Stored items
+  __syncthreads();
+  for (int m = 5; m <= log2w; ++m) {
+    for (int hi = m - 1; hi >= 0;) {
+      const int b = hi >= 3 ? hi - 3 : 0;
+      const bool store = !(m == log2w && b == 0);
+      switch (b) {
+        case 0: ws_pass<0>(ws_lds, e, t, hi, m, store); break;
+        case 1: ws_pass<1>(ws_lds, e, t, hi, m, store); break;
+        case 2: ws_pass<2>(ws_lds, e, t, hi, m, store); break;
+        case 3: ws_pass<3>(ws_lds, e, t, hi, m, store); break;
+        case 4: ws_pass<4>(ws_lds, e, t, hi, m, store); break;
+        case 5: ws_pass<5>(ws_lds, e, t, hi, m, store); break;
+        case 6: ws_pass<6>(ws_lds, e, t, hi, m, store); break;
+        case 7: ws_pass<7>(ws_lds, e, t, hi, m, store); break;
+        case 8: ws_pass<8>(ws_lds, e, t, hi, m, store); break;
+        case 9: ws_pass<9>(ws_lds, e, t, hi, m, store); break;
+        default: ws_pass<10>(ws_lds, e, t, hi, m, store); break;
+      }
+      __syncthreads();
+      hi = b - 1;
+    }
+  }
+  if (w0 + 16 * t >= n_pad) return;
+  int4 *dst = reinterpret_cast<int4 *>(perm + w0 + 16 * t);
+  int32_t v[16];
+#pragma unroll
+  for (int r = 0; r < 16; ++r) v[r] = (int32_t)(w0 + (int64_t)(__double_as_longlong(e[r]) & 0x3fff));
+#pragma unroll
+  for (int r = 0; r < 16; r += 4) dst[r >> 2] = make_int4(v[r], v[r + 1], v[r + 2], v[r + 3]);
 }
 __global__ void k_permute_map3(const int32_t *nbr_tmp, const uint32_t *pmask, const int32_t *perm, const int32_t *order,
                                int64_t n, int64_t n_pad, int32_t *nbr, int32_t *out_row, uint32_t *mask64) {
@@ -251,15 +428,15 @@
   if ((threadIdx.x & 63) == 0) mask64[q >> 6] = m;
 }
 
-__global__ void k_build_map3_fine(const uint64_t *fkeys, int64_t n, int64_t n_pad, int log2ts, const uint64_t *hkeys,
-                                  const int32_t *hvals, uint64_t capm1, int32_t *nbr, uint32_t *pmask) {
+template <typename L>
+__global__ __launch_bounds__(256) void k_build_map3_fine(const uint64_t *fkeys, int64_t n, int64_t n_pad, int log2ts, L look, int32_t *nbr, uint32_t *pmask) {
   int64_t p = (int64_t)blockIdx.x * blockDim.x + threadIdx.x;
   const bool live = p < n;
   int b = 0, x = 0, y = 0, z = 0;
   if (live) unpack_key(fkeys[p], b, x, y, z);
   const int ts = 1 << log2ts;
   const int ox = (x >> log2ts) & 1, oy = (y >> log2ts) & 1, oz = (z >> log2ts) & 1;
-  uint64_t key[8], slot[8], hk[8];
+  uint64_t key[8];
   int kk[8];
   bool ok[8];
 #pragma unroll
@@ -270,29 +447,13 @@
     ok[j] = live && (ox || !jx) && (oy || !jy) && (oz || !jz) && (((unsigned)xx | (unsigned)yy | (unsigned)zz) < (1u << kCoordBits));
     kk[j] = (dx + 1) + 3 * (dy + 1) + 9 * (dz + 1);
     key[j] = ok[j] ? pack_key(b, xx, yy, zz) : 0ull;
-    slot[j] = hash64(key[j]) & capm1;
-  }
-#pragma unroll
-  for (int j = 0; j < 8; ++j) hk[j] = ok[j] ? hkeys[slot[j]] : kEmpty;
-#pragma unroll
-  for (int j = 0; j < 8; ++j) {
-    if (ok[j]) {
-      uint64_t cur = hk[j], sl = slot[j];
-      while (cur != key[j] && cur != kEmpty) {
-        sl = (sl + 1) & capm1;
-        cur = hkeys[sl];
-      }
-      slot[j] = sl;
-      ok[j] = cur == key[j];
-    }
-  }
+  }
+  int32_t r[8];
+  look.template find<8>(key, ok, r);
   uint32_t m = 0;
 #pragma unroll
   for (int j = 0; j < 8; ++j)
     if (ok[j]) m |= 1u << kk[j];
-  int32_t r[8];
-#pragma unroll
-  for (int j = 0; j < 8; ++j) r[j] = ok[j] ? hvals[slot[j]] : -1;
   for (int k = 0; k < 27; ++k) {
     int32_t v = -1;
 #pragma unroll
@@ -376,6 +537,16 @@
 __global__ void k_fill_i32(int32_t *p, int64_t n, int32_t v) {
   int64_t i = (int64_t)blockIdx.x * blockDim.x + threadIdx.x;
   if (i < n) p[i] = v;
+}
+constexpr int kFillSegs = 4;
+struct FillSegs { int32_t *p[kFillSegs]; int64_t n[kFillSegs]; int32_t v[kFillSegs]; };
+__global__ void k_fill_segs(FillSegs f) {
+  int64_t i = (int64_t)blockIdx.x * blockDim.x + threadIdx.x;
+#pragma unroll
+  for (int j = 0; j < kFillSegs; ++j) {
+    if (i < f.n[j]) { f.p[j][i] = f.v[j]; return; }
+    i -= f.n[j];
+  }
 }
 __global__ void k_build_map2_fine(const uint32_t *kk_sorted, const int32_t *pp_sorted, int64_t n, const int32_t *goff,
                                   const int32_t *gsrc, const int32_t *fine_cidx, const int32_t *forder,
@@ -481,6 +652,8 @@
   uint64_t *hkeys = nullptr;
   int32_t *hvals = nullptr;
   int64_t hcap = 0;
+  DirEnt *dir = nullptr;
+  int64_t dcap = 0;
   int fine_key = -1, coarse_key = -1;
   bool origin = false;
   int32_t *cstart = nullptr;
@@ -673,6 +846,37 @@
   return 0;
 }
 
+int ensure_dir(lgs_manager *m, CoordMap &cm, hipStream_t s) {
+  if (cm.dir) return 0;
+  int64_t blocks = cm.n;
+  const int lv = cm.log2ts + 2;
+  if (lv <= kPreLevels && m->precount[lv - 1] >= 0 && m->precount[lv - 1] < blocks) blocks = m->precount[lv - 1];
+  int64_t cap = 1024;
+  while (cap < 2 * blocks) cap <<= 1;
+  cm.dcap = cap;
+  if (dalloc(m, &cm.dir, cap, s)) return 1;
+  LGS_KLAUNCH(k_dir_fill, nblk(cap), 256, 0, s, cm.dir, cap);
+  if (cm.n > 0) LGS_KLAUNCH(k_dir_build, nblk(cm.n), 256, 0, s, cm.skeys, cm.n, 3 * cm.log2ts, cm.dir, (uint64_t)(cap - 1), m->d_err);
+  LGS_HIP(hipGetLastError());
+  return 0;
+}
+inline bool use_block_dir() { return tune(T_MAP_BLOCK_DIR) != 0; }
+int ensure_lookup(lgs_manager *m, CoordMap &cm, hipStream_t s) { return use_block_dir() ? ensure_dir(m, cm, s) : ensure_hash(m, cm, s); }
+inline HashRef hash_ref(const CoordMap &cm) { return HashRef{cm.hkeys, cm.hvals, (uint64_t)(cm.hcap - 1)}; }
+inline DirRef dir_ref(const CoordMap &cm) { return DirRef{cm.dir, (uint64_t)(cm.dcap - 1), 3 * cm.log2ts, cm.order}; }
+
+int fill_segs(hipStream_t s, std::initializer_list<std::tuple<void *, int64_t, int32_t>> segs) {
+  FillSegs f = {};
+  int64_t total = 0;
+  int j = 0;
+  for (const auto &g : segs) {
+    f.p[j] = reinterpret_cast<int32_t *>(std::get<0>(g)); f.n[j] = std::get<1>(g); f.v[j] = std::get<2>(g);
+    total += f.n[j++];
+  }
+  LGS_KLAUNCH(k_fill_segs, nblk(total), 256, 0, s, f);
+  return 0;
+}
+
 int scan_incl(lgs_manager *m, const int32_t *in, int32_t *out, int64_t n, hipStream_t s) {
   size_t tb = 0;
   LGS_HIP(rocprim::inclusive_scan(nullptr, tb, in, out, (size_t)n, rocprim::plus<int32_t>(), s));
@@ -698,14 +902,26 @@
   return scan_incl(m, head, cincl, n, s);
 }
 
-int sort_map3(lgs_manager *m, int64_t n, int64_t n_pad, const int32_t *nbr_tmp, const uint32_t *pmask, const int32_t *order, uint64_t *keys,
-              uint64_t *skeys2, int32_t *vals, int32_t *perm, int32_t *nbr, int32_t *orow, uint32_t *mask, hipStream_t s) {
-  const int window = (int)tune(T_MASK_WINDOW);
-  LGS_KLAUNCH(k_mask_sort_keys, (unsigned)(n_pad / 256), 256, 0, s, pmask, n, n_pad, window, (int)tune(T_MASK_ORDER), keys, vals);
-  if (sort_pairs(m, keys, skeys2, vals, perm, n_pad, 0, mask_sort_bits(n_pad, window), s)) return 1;
-  LGS_KLAUNCH(k_permute_map3, (unsigned)(n_pad / 256), 256, 0, s, nbr_tmp, pmask, perm, order, n, n_pad, nbr, orow, mask);
-  LGS_HIP(hipGetLastError());
-  return 0;
+int window_perm(lgs_manager *m, int64_t n, int64_t n_pad, const uint32_t *pmask, int32_t *perm, hipStream_t s) {
+  const int64_t window = tune(T_MASK_WINDOW);
+  const int order = (int)tune(T_MASK_ORDER);
+  const int log2w = tune(T_MAP_WINDOW_SORT) != 0 ? window_sort_log2(window) : -1;
+  if (log2w >= 0) {
+    static bool attr_set = false;
+    if (!attr_set) {
+      LGS_HIP(hipFuncSetAttribute(reinterpret_cast<const void *>(&k_window_sort), hipFuncAttributeMaxDynamicSharedMemorySize, (int)window_sort_lds(kWsMaxLog2)));
+      attr_set = true;
+    }
+    int l = log2w;
+    while (l > kWsMinLog2 && n_pad <= (1ll << (l - 1))) --l;
+    LGS_KLAUNCH(k_window_sort, (unsigned)((n_pad + (1ll << l) - 1) >> l), 1u << (l - 4), window_sort_lds(l), s, pmask, n, n_pad, l, order, perm);
+    return 0;
+  }
+  uint64_t *keys, *skeys2; int32_t *vals;
+  if (dalloc(m, &keys, n_pad, s) || dalloc(m, &skeys2, n_pad, s) || dalloc(m, &vals, n_pad, s)) return 1;
+  LGS_KLAUNCH(k_mask_sort_keys, (unsigned)(n_pad / 256), 256, 0, s, pmask, n, n_pad, (int)window, order, keys, vals);
+  if (sort_pairs(m, keys, skeys2, vals, perm, n_pad, 0, mask_sort_bits(n_pad, (int)window), s)) return 1;
+  return dfree_now(m, keys, s) || dfree_now(m, skeys2, s) || dfree_now(m, vals, s);
 }
 
 template <typename Build>
@@ -713,16 +929,15 @@
   v = View();
   v.n_pad = st.n_pad; v.n_out = st.n; v.n_in = n_in; v.KS = 27; v.K = 27;
   if (st.n == 0) return 0;
-  int32_t *nbr, *orow, *nbr_tmp, *vals, *perm; uint32_t *mask, *pmask; uint64_t *keys, *skeys2;
+  int32_t *nbr, *orow, *nbr_tmp, *perm; uint32_t *mask, *pmask;
   if (dalloc(m, &nbr, 27 * st.n_pad, s) || dalloc(m, &mask, st.n_pad / kGroup, s) || dalloc(m, &orow, st.n_pad, s) ||
-      dalloc(m, &nbr_tmp, 27 * st.n_pad, s) || dalloc(m, &pmask, st.n_pad, s) || dalloc(m, &keys, st.n_pad, s) ||
-      dalloc(m, &skeys2, st.n_pad, s) || dalloc(m, &vals, st.n_pad, s) || dalloc(m, &perm, st.n_pad, s))
+      dalloc(m, &nbr_tmp, 27 * st.n_pad, s) || dalloc(m, &pmask, st.n_pad, s) || dalloc(m, &perm, st.n_pad, s))
     return 1;
   if (build(nbr_tmp, pmask)) return 1;
-  if (sort_map3(m, st.n, st.n_pad, nbr_tmp, pmask, st.order, keys, skeys2, vals, perm, nbr, orow, mask, s)) return 1;
-  if (dfree_now(m, nbr_tmp, s) || dfree_now(m, pmask, s) || dfree_now(m, keys, s) || dfree_now(m, skeys2, s) ||
-      dfree_now(m, vals, s) || dfree_now(m, perm, s))
-    return 1;
+  if (window_perm(m, st.n, st.n_pad, pmask, perm, s)) return 1;
+  LGS_KLAUNCH(k_permute_map3, (unsigned)(st.n_pad / 256), 256, 0, s, nbr_tmp, pmask, perm, st.order, st.n, st.n_pad, nbr, orow, mask);
+  LGS_HIP(hipGetLastError());
+  if (dfree_now(m, nbr_tmp, s) || dfree_now(m, pmask, s) || dfree_now(m, perm, s)) return 1;
   v.nbr = nbr; v.mask64 = mask; v.out_row = orow;
   return 0;
 }
@@ -735,14 +950,16 @@
 
 int probe_view27(lgs_manager *m, const CoordMap &st, const CoordMap &probed, int scale, hipStream_t s, View &v) {
   return make_view27(m, st, probed.n, s, v, [&](int32_t *nbr_tmp, uint32_t *pmask) {
-    LGS_KLAUNCH(k_build_map3, (unsigned)(st.n_pad / 256), 256, 0, s, st.skeys, st.n, st.n_pad, scale, probed.hkeys, probed.hvals,
-                (uint64_t)(probed.hcap - 1), nbr_tmp, pmask);
+    if (use_block_dir())
+      LGS_KLAUNCH(k_build_map3<DirRef>, (unsigned)(st.n_pad / 256), 256, 0, s, st.skeys, st.n, st.n_pad, scale, dir_ref(probed), nbr_tmp, pmask);
+    else
+      LGS_KLAUNCH(k_build_map3<HashRef>, (unsigned)(st.n_pad / 256), 256, 0, s, st.skeys, st.n, st.n_pad, scale, hash_ref(probed), nbr_tmp, pmask);
     return 0;
   });
 }
 
 int build_conv3(lgs_manager *m, CoordMap &ci, int dilation, hipStream_t s, lgs_kmap *km) {
-  if (ci.n > 0 && ensure_hash(m, ci, s)) return 1;
+  if (ci.n > 0 && ensure_lookup(m, ci, s)) return 1;
   View v;
   if (probe_view27(m, ci, ci, dilation * ci.ts, s, v)) return 1;
   km->fwd = v;
@@ -767,13 +984,10 @@
         dalloc(m, &cnt, 8, s) || dalloc(m, &goff, 9, s) || dalloc(m, &gsrc, 9, s) || dalloc(m, &g_nbr, gp, s) ||
         dalloc(m, &g_out, gp, s) || dalloc(m, &tile_k, gp / kGroup, s))
       return 1;
-    LGS_HIP(hipMemsetAsync(cnt, 0, 8 * sizeof(int32_t), s));
+    if (fill_segs(s, {{cnt, 8, 0}, {g_nbr, gp, -1}, {g_out, gp, -1}, {tile_k, gp / kGroup, -1}})) return 1;
     LGS_KLAUNCH(k_child_keys, nblk(n), 256, 0, s, ci.skeys, n, shift, kk, pp, cnt);
     if (sort_pairs(m, kk, kks, pp, pps, n, 0, 3, s)) return 1;
     LGS_KLAUNCH(k_group_offsets, 1, 64, 0, s, cnt, goff, gsrc);
-    LGS_KLAUNCH(k_fill_i32, nblk(gp), 256, 0, s, g_nbr, gp, -1);
-    LGS_KLAUNCH(k_fill_i32, nblk(gp), 256, 0, s, g_out, gp, -1);
-    LGS_KLAUNCH(k_fill_i32, nblk(gp / kGroup), 256, 0, s, tile_k, gp / kGroup, -1);
     LGS_KLAUNCH(k_build_map2_fine, nblk(n), 256, 0, s, kks, pps, n, goff, gsrc, co.fine_cidx, ci.order, g_nbr,
                        g_out, tile_k);
     LGS_HIP(hipGetLastError());
@@ -787,11 +1001,13 @@
 }
 
 int build_conv3_s2(lgs_manager *m, CoordMap &ci, CoordMap &co, hipStream_t s, lgs_kmap *km) {
-  if (ci.n > 0 && (ensure_hash(m, ci, s) || ensure_hash(m, co, s))) return 1;
+  if (ci.n > 0 && (ensure_lookup(m, ci, s) || ensure_lookup(m, co, s))) return 1;
   if (probe_view27(m, co, ci, ci.ts, s, km->fwd)) return 1;
   return make_view27(m, ci, co.n, s, km->bwd, [&](int32_t *nbr_tmp, uint32_t *pmask) {
-    LGS_KLAUNCH(k_build_map3_fine, (unsigned)(ci.n_pad / 256), 256, 0, s, ci.skeys, ci.n, ci.n_pad, ci.log2ts, co.hkeys, co.hvals,
-                (uint64_t)(co.hcap - 1), nbr_tmp, pmask);
+    if (use_block_dir())
+      LGS_KLAUNCH(k_build_map3_fine<DirRef>, (unsigned)(ci.n_pad / 256), 256, 0, s, ci.skeys, ci.n, ci.n_pad, ci.log2ts, dir_ref(co), nbr_tmp, pmask);
+    else
+      LGS_KLAUNCH(k_build_map3_fine<HashRef>, (unsigned)(ci.n_pad / 256), 256, 0, s, ci.skeys, ci.n, ci.n_pad, ci.log2ts, hash_ref(co), nbr_tmp, pmask);
     return 0;
   });
 }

YOUR INSTRUCTIONS ::
What you give back must be the stretch above, starting at the line with "int32_t *nbr, *orow, *nbr_tmp, *perm; uint32_t *mask, *pmask;" and ending at the line with "if (build(nbr_tmp, pmask)) return 1;", copied exactly.

EXERCISE SOLUTION ::
+  int32_t *nbr, *orow, *nbr_tmp, *perm; uint32_t *mask, *pmask;
   if (dalloc(m, &nbr, 27 * st.n_pad, s) || dalloc(m, &mask, st.n_pad / kGroup, s) || dalloc(m, &orow, st.n_pad, s) ||
-      dalloc(m, &nbr_tmp, 27 * st.n_pad, s) || dalloc(m, &pmask, st.n_pad, s) || dalloc(m, &keys, st.n_pad, s) ||
-      dalloc(m, &skeys2, st.n_pad, s) || dalloc(m, &vals, st.n_pad, s) || dalloc(m, &perm, st.n_pad, s))
+      dalloc(m, &nbr_tmp, 27 * st.n_pad, s) || dalloc(m, &pmask, st.n_pad, s) || dalloc(m, &perm, st.n_pad, s))
     return 1;
   if (build(nbr_tmp, pmask)) return 1;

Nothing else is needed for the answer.